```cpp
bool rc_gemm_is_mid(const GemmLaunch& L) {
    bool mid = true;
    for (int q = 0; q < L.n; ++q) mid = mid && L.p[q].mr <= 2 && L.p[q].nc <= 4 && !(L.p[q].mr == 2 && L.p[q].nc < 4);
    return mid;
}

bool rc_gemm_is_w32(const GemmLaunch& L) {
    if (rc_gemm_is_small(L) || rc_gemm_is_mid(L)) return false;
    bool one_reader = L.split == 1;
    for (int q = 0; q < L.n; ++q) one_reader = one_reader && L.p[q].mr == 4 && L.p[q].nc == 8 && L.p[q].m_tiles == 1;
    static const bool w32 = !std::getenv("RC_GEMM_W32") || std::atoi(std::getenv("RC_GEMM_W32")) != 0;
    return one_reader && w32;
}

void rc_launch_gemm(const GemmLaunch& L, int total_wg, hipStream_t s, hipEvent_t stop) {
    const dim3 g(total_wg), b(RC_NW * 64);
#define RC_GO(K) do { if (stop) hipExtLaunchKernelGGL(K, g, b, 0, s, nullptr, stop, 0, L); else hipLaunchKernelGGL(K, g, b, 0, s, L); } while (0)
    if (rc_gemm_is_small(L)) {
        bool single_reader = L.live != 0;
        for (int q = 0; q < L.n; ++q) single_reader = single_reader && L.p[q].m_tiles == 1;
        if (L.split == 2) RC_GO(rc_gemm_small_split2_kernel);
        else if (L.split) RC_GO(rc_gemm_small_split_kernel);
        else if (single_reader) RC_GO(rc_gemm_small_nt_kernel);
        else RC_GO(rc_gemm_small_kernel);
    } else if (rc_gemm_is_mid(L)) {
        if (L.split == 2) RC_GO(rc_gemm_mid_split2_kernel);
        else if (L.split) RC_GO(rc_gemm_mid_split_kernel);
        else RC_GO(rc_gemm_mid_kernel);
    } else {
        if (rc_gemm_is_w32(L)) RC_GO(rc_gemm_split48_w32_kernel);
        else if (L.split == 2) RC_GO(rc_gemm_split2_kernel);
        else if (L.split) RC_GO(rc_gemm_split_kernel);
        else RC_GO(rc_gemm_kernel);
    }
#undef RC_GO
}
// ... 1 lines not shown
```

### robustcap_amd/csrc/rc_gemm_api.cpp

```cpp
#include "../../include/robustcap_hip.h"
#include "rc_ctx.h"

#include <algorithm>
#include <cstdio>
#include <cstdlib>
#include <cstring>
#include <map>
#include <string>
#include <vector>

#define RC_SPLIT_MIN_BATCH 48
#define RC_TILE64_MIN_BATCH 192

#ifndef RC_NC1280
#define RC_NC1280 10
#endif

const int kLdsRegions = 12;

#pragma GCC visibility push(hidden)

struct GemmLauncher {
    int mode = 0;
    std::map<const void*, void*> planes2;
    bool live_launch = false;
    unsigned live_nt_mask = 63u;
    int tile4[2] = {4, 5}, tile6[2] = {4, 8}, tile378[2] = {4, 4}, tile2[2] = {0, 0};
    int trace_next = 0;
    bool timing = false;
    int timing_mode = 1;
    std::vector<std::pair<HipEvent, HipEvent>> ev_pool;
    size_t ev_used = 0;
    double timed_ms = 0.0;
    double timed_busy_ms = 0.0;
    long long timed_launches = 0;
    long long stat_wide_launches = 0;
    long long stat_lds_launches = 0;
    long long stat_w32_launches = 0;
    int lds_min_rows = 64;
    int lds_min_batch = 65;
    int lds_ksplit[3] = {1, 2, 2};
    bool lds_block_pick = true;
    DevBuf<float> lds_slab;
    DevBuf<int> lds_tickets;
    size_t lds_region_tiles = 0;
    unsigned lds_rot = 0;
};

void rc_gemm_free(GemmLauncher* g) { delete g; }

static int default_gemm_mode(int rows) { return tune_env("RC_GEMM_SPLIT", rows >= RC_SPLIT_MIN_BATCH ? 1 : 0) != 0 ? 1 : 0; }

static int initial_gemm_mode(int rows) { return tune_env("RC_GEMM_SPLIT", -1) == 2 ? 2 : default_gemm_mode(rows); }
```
* * *
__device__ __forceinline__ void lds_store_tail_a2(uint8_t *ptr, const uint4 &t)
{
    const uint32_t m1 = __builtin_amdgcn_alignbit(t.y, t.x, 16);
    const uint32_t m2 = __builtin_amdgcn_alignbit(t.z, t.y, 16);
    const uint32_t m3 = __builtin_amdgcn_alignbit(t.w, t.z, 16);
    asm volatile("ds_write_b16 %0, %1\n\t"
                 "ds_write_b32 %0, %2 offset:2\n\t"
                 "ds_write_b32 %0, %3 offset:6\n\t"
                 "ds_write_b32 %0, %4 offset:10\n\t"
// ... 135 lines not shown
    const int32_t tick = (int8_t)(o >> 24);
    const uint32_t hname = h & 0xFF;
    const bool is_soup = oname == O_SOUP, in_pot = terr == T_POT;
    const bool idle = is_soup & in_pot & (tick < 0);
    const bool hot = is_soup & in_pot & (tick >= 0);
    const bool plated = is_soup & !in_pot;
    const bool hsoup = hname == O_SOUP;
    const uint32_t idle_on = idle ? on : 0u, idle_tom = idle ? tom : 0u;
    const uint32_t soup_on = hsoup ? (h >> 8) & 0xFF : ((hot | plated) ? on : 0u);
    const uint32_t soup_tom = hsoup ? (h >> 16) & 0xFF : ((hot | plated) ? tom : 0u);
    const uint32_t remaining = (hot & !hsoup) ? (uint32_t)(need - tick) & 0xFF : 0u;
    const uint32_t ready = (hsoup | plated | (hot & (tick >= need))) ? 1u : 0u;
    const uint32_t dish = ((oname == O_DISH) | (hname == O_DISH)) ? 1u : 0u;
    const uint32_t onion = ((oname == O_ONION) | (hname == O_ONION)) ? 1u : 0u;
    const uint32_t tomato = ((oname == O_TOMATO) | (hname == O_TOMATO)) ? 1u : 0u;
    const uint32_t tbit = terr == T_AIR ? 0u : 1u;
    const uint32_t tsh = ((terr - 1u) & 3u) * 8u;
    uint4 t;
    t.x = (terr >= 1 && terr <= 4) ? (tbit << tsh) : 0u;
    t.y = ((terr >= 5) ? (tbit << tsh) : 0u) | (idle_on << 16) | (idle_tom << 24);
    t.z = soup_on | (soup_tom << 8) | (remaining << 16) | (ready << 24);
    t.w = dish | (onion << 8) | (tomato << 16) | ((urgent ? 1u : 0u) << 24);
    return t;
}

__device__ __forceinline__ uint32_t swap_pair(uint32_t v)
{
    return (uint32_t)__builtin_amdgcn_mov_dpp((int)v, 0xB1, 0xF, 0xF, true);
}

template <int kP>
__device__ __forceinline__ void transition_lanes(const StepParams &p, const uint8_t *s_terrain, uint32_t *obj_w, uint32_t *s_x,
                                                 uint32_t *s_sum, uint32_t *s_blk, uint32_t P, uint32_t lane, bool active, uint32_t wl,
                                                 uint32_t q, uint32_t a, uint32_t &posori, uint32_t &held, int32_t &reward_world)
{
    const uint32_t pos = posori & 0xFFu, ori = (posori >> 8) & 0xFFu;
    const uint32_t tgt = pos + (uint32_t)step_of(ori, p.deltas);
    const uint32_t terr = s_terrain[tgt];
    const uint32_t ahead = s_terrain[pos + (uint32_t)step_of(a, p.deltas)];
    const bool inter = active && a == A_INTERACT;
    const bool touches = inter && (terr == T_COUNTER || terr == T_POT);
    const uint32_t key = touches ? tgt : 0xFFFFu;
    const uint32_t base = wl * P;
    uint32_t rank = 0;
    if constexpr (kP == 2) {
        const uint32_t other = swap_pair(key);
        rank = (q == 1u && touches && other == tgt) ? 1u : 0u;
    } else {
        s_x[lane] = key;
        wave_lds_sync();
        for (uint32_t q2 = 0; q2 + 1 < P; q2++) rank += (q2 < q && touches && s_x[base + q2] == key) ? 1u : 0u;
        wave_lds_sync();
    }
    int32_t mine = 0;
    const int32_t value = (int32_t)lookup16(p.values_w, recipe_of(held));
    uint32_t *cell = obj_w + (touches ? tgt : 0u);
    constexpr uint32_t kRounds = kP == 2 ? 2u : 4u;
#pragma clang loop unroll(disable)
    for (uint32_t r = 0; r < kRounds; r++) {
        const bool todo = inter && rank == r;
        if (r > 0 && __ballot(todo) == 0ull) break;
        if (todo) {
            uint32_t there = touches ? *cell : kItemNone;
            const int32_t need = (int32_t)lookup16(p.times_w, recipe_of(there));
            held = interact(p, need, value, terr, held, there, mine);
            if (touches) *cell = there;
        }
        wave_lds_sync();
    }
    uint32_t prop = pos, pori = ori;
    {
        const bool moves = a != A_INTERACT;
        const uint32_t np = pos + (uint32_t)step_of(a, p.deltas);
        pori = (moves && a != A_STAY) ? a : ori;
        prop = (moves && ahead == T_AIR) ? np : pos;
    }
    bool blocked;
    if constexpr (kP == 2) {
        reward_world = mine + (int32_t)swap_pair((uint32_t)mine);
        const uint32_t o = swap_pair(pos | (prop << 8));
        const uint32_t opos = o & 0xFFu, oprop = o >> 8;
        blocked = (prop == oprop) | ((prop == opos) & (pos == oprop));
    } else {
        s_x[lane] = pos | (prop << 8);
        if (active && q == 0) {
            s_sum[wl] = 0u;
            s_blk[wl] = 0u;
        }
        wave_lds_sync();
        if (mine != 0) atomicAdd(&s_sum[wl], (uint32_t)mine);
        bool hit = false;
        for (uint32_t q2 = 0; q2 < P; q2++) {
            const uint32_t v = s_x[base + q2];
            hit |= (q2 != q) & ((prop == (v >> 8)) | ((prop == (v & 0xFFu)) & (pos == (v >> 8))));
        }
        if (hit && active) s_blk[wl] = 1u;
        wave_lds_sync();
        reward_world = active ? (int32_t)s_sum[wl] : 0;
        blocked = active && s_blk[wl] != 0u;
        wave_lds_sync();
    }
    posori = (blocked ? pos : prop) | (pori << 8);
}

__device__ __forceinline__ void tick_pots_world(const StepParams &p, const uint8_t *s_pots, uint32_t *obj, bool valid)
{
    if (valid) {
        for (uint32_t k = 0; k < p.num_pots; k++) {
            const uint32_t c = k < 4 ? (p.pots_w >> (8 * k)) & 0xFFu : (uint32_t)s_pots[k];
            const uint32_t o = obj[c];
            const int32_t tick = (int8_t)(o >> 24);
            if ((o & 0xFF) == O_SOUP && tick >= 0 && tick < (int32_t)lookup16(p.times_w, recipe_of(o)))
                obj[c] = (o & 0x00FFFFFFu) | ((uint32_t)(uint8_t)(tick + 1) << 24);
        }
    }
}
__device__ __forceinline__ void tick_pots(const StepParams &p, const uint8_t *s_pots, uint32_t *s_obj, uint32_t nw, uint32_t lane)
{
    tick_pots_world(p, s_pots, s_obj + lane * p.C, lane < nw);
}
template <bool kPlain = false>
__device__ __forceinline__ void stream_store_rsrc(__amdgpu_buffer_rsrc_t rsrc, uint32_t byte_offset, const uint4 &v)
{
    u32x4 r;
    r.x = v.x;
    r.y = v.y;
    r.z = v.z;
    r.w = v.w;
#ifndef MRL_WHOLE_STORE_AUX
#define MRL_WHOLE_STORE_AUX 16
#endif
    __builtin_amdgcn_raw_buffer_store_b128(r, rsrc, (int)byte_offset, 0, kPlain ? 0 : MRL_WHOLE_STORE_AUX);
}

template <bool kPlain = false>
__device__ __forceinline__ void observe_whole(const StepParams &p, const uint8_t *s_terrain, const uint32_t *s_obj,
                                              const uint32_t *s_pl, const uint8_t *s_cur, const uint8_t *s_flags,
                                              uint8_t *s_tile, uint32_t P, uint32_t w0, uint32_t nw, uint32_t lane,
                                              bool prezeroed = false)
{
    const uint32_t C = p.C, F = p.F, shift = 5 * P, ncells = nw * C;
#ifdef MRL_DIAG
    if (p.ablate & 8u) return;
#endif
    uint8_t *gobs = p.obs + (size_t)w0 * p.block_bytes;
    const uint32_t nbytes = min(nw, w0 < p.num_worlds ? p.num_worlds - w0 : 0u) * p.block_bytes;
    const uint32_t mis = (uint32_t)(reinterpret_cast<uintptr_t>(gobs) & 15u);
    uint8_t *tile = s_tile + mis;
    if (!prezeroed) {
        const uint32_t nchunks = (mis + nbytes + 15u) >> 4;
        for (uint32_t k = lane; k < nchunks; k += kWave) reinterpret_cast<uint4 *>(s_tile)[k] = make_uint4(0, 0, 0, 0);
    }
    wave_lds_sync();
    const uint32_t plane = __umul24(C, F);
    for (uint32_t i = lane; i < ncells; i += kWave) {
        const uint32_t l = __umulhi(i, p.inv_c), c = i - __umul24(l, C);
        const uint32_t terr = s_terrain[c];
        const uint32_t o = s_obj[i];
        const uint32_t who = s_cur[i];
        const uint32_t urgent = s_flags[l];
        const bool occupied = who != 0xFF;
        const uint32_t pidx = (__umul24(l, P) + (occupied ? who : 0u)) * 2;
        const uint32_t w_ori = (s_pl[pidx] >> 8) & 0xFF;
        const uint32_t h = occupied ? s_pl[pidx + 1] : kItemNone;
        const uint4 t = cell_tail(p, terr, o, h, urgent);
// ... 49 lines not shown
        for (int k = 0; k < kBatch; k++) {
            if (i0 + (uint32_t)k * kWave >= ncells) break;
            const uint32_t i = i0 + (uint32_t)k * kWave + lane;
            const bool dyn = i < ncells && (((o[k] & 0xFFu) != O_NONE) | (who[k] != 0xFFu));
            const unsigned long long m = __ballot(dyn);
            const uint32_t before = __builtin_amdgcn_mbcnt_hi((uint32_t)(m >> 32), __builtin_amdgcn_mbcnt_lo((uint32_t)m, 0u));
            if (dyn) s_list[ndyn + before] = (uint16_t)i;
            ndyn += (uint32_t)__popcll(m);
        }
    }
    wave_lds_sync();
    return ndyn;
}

PROBLEM STATEMENT:
An exact copy of the lines above between the line holding "const uint32_t tomato" and the line holding "const uint32_t tgt", inclusive, is the whole answer.

ANSWER TO THE PROBLEM:
    const uint32_t tomato = ((oname == O_TOMATO) | (hname == O_TOMATO)) ? 1u : 0u;
    const uint32_t tbit = terr == T_AIR ? 0u : 1u;
    const uint32_t tsh = ((terr - 1u) & 3u) * 8u;
    uint4 t;
    t.x = (terr >= 1 && terr <= 4) ? (tbit << tsh) : 0u;
    t.y = ((terr >= 5) ? (tbit << tsh) : 0u) | (idle_on << 16) | (idle_tom << 24);
    t.z = soup_on | (soup_tom << 8) | (remaining << 16) | (ready << 24);
    t.w = dish | (onion << 8) | (tomato << 16) | ((urgent ? 1u : 0u) << 24);
    return t;
}

__device__ __forceinline__ uint32_t swap_pair(uint32_t v)
{
    return (uint32_t)__builtin_amdgcn_mov_dpp((int)v, 0xB1, 0xF, 0xF, true);
}

template <int kP>
__device__ __forceinline__ void transition_lanes(const StepParams &p, const uint8_t *s_terrain, uint32_t *obj_w, uint32_t *s_x,
                                                 uint32_t *s_sum, uint32_t *s_blk, uint32_t P, uint32_t lane, bool active, uint32_t wl,
                                                 uint32_t q, uint32_t a, uint32_t &posori, uint32_t &held, int32_t &reward_world)
{
    const uint32_t pos = posori & 0xFFu, ori = (posori >> 8) & 0xFFu;
    const uint32_t tgt = pos + (uint32_t)step_of(ori, p.deltas);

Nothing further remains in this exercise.